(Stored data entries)
■ ■ ■ ■ ■ ■ ■

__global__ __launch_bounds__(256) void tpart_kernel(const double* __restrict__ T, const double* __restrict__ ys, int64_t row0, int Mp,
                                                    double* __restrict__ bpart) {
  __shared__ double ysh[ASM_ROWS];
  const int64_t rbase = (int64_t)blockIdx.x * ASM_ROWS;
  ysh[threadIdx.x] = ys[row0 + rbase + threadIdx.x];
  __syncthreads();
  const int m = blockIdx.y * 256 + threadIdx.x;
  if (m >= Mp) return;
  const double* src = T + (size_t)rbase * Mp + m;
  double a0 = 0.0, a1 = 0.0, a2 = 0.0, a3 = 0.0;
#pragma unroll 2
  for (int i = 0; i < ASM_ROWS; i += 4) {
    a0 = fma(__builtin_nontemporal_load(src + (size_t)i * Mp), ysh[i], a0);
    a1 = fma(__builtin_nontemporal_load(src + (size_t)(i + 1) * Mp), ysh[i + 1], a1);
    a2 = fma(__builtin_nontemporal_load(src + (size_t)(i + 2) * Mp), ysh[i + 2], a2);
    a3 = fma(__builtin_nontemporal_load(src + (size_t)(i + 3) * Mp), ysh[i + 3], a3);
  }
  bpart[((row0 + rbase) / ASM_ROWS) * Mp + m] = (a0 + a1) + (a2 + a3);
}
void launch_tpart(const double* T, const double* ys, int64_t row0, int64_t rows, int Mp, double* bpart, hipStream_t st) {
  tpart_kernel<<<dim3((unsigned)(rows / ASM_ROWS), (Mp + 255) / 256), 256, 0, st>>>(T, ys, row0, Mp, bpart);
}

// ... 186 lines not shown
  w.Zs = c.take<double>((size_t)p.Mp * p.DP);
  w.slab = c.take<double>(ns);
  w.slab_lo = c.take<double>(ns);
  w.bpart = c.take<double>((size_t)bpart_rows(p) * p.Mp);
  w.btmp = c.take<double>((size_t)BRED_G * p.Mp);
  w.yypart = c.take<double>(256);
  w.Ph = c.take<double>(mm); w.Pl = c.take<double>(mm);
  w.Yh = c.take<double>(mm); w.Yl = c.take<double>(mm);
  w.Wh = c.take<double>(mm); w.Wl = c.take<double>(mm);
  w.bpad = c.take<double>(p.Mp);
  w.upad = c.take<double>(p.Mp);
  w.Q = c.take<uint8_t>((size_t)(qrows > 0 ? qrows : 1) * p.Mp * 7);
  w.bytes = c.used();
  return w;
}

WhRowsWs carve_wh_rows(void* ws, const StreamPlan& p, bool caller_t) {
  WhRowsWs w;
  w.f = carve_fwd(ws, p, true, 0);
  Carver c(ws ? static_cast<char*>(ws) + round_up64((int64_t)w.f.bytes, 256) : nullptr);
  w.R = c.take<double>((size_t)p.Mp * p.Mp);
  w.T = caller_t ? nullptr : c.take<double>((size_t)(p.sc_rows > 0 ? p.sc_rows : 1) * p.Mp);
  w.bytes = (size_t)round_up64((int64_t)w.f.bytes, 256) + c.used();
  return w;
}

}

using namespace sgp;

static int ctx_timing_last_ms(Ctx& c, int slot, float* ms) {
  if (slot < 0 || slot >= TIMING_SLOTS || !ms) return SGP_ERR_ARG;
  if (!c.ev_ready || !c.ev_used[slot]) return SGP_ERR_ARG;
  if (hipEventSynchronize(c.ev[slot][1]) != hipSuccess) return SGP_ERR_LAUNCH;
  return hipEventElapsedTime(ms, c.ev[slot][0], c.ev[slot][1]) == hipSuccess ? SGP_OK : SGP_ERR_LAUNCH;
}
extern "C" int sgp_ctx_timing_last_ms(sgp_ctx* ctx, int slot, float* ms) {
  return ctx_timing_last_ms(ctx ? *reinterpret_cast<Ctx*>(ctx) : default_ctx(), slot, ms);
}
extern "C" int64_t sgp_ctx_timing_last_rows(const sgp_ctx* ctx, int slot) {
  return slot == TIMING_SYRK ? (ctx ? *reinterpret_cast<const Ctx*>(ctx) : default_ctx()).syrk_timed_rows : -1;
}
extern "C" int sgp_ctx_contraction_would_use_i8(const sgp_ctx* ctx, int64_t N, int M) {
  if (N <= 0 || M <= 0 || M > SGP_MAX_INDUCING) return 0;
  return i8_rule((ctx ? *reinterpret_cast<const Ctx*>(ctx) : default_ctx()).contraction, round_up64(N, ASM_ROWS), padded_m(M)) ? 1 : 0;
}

■ ■ ■ ■ ■ ■ ■

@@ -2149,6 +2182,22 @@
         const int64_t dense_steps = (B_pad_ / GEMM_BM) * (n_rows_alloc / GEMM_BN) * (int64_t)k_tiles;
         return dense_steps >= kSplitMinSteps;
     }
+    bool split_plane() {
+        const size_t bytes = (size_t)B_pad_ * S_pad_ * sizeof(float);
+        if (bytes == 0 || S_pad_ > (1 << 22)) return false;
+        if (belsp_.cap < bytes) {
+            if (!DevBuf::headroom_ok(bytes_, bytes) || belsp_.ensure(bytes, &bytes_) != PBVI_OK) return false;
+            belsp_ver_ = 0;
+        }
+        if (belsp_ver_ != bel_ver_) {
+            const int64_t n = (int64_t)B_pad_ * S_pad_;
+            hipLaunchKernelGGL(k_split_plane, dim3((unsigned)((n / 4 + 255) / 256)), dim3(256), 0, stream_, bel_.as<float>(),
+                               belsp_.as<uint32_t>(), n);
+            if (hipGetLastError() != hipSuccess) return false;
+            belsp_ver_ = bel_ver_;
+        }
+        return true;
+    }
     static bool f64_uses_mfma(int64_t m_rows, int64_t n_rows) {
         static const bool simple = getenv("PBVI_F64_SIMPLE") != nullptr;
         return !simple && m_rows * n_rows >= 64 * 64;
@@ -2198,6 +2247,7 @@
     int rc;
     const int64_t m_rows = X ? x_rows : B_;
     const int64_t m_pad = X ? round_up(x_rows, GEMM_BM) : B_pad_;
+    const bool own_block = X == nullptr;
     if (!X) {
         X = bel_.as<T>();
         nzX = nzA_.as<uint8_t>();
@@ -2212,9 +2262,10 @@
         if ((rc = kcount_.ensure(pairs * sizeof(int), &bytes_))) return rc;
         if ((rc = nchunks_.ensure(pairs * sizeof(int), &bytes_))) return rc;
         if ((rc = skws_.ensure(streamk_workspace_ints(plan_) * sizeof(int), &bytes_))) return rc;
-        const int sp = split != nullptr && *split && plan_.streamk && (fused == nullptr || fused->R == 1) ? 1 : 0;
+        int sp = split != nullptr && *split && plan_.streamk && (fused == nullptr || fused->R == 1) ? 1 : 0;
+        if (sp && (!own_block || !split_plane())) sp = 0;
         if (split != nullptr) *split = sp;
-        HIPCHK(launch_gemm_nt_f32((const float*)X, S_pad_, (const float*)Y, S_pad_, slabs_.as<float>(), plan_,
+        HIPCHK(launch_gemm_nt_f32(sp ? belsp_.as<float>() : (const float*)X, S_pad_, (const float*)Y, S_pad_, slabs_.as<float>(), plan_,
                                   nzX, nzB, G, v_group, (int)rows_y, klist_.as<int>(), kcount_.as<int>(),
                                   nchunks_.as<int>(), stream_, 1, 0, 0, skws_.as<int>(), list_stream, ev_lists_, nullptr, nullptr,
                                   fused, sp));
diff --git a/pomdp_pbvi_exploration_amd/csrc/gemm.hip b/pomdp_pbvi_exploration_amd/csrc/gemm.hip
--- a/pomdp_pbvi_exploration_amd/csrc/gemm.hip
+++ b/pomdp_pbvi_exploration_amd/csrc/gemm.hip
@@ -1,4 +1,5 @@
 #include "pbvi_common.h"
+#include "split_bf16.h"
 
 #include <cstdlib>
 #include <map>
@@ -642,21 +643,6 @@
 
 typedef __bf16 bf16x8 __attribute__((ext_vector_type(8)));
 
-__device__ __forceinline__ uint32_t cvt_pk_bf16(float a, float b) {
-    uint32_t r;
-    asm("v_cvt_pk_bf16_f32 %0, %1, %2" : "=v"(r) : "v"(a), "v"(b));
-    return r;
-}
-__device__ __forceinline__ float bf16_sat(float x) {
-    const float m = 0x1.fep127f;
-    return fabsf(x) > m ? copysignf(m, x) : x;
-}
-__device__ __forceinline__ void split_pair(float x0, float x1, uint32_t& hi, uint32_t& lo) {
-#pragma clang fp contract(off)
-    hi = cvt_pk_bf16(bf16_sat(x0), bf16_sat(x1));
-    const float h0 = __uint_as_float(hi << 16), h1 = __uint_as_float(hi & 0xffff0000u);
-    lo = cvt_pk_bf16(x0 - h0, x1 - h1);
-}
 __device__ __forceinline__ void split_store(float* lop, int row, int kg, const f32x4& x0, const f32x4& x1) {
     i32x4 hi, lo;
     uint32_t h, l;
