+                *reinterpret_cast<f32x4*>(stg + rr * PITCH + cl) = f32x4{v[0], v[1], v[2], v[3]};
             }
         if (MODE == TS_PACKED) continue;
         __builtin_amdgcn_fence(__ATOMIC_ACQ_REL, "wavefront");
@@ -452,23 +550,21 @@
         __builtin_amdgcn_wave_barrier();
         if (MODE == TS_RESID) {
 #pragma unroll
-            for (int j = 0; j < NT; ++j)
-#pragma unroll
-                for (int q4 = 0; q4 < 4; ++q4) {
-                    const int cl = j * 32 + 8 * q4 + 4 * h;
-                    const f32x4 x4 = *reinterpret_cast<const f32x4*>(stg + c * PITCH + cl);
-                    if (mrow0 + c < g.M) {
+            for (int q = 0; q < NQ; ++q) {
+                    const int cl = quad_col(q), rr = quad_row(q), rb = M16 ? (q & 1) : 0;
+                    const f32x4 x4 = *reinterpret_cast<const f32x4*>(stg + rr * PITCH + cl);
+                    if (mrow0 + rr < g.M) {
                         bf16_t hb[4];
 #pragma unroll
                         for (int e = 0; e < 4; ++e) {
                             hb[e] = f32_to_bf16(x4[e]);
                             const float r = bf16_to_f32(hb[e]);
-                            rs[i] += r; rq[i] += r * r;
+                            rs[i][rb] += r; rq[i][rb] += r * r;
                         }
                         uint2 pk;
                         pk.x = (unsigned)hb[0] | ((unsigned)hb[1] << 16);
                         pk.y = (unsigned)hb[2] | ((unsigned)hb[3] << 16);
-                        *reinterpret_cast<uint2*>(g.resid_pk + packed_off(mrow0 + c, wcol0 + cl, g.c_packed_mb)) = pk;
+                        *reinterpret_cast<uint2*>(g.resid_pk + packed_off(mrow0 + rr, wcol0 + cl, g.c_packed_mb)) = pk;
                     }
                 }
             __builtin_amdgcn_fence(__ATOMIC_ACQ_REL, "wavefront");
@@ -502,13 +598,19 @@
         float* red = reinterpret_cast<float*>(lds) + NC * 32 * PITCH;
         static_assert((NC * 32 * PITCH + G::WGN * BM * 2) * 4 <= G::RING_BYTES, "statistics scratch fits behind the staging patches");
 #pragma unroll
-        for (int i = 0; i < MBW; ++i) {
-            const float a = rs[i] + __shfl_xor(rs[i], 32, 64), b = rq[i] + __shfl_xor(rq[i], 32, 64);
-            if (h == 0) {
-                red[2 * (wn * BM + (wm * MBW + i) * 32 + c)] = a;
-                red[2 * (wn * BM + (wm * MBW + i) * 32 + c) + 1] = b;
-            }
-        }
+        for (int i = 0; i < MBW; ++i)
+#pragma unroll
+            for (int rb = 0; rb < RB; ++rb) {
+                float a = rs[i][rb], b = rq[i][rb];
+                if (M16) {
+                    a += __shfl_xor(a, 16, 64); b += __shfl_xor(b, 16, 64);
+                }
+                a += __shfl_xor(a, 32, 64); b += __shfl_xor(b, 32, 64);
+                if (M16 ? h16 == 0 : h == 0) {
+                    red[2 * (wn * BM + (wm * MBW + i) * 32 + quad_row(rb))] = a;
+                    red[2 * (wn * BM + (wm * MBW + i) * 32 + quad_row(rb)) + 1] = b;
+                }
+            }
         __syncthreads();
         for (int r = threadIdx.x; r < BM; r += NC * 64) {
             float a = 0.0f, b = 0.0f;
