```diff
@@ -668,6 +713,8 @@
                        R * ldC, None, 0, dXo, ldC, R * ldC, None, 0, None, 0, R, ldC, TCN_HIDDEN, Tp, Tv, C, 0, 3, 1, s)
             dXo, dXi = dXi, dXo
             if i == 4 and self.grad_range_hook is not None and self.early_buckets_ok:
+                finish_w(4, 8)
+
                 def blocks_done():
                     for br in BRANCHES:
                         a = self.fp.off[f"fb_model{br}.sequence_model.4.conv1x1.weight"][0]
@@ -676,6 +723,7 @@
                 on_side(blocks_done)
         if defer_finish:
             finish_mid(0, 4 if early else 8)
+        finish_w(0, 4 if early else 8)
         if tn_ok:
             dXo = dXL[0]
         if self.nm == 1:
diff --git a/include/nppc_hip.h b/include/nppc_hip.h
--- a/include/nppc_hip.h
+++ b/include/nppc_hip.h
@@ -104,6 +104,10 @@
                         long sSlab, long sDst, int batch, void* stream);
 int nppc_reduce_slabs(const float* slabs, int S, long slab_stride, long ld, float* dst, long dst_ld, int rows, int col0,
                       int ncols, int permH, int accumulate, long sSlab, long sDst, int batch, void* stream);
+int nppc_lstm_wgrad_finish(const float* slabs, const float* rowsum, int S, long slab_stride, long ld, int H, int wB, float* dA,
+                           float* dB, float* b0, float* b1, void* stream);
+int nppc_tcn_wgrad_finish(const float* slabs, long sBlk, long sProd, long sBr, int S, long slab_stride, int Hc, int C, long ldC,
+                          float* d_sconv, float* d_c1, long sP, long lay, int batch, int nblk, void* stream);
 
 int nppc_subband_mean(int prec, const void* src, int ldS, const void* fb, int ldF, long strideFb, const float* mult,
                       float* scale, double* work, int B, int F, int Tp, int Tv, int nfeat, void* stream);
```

■ ■ ■ ■ ■ ■ ■

### What is being asked
Leave out every line above except those from the line with "w.upad = c.take<double>(p.Mp);" up to and including the line with "if (!c.ev_ready ||", and copy those exactly.

### Answer section
  w.upad = c.take<double>(p.Mp);
  w.Q = c.take<uint8_t>((size_t)(qrows > 0 ? qrows : 1) * p.Mp * 7);
  w.bytes = c.used();
  return w;
}

WhRowsWs carve_wh_rows(void* ws, const StreamPlan& p, bool caller_t) {
  WhRowsWs w;
  w.f = carve_fwd(ws, p, true, 0);
  Carver c(ws ? static_cast<char*>(ws) + round_up64((int64_t)w.f.bytes, 256) : nullptr);
  w.R = c.take<double>((size_t)p.Mp * p.Mp);
  w.T = caller_t ? nullptr : c.take<double>((size_t)(p.sc_rows > 0 ? p.sc_rows : 1) * p.Mp);
  w.bytes = (size_t)round_up64((int64_t)w.f.bytes, 256) + c.used();
  return w;
}

}

using namespace sgp;

static int ctx_timing_last_ms(Ctx& c, int slot, float* ms) {
  if (slot < 0 || slot >= TIMING_SLOTS || !ms) return SGP_ERR_ARG;
  if (!c.ev_ready || !c.ev_used[slot]) return SGP_ERR_ARG;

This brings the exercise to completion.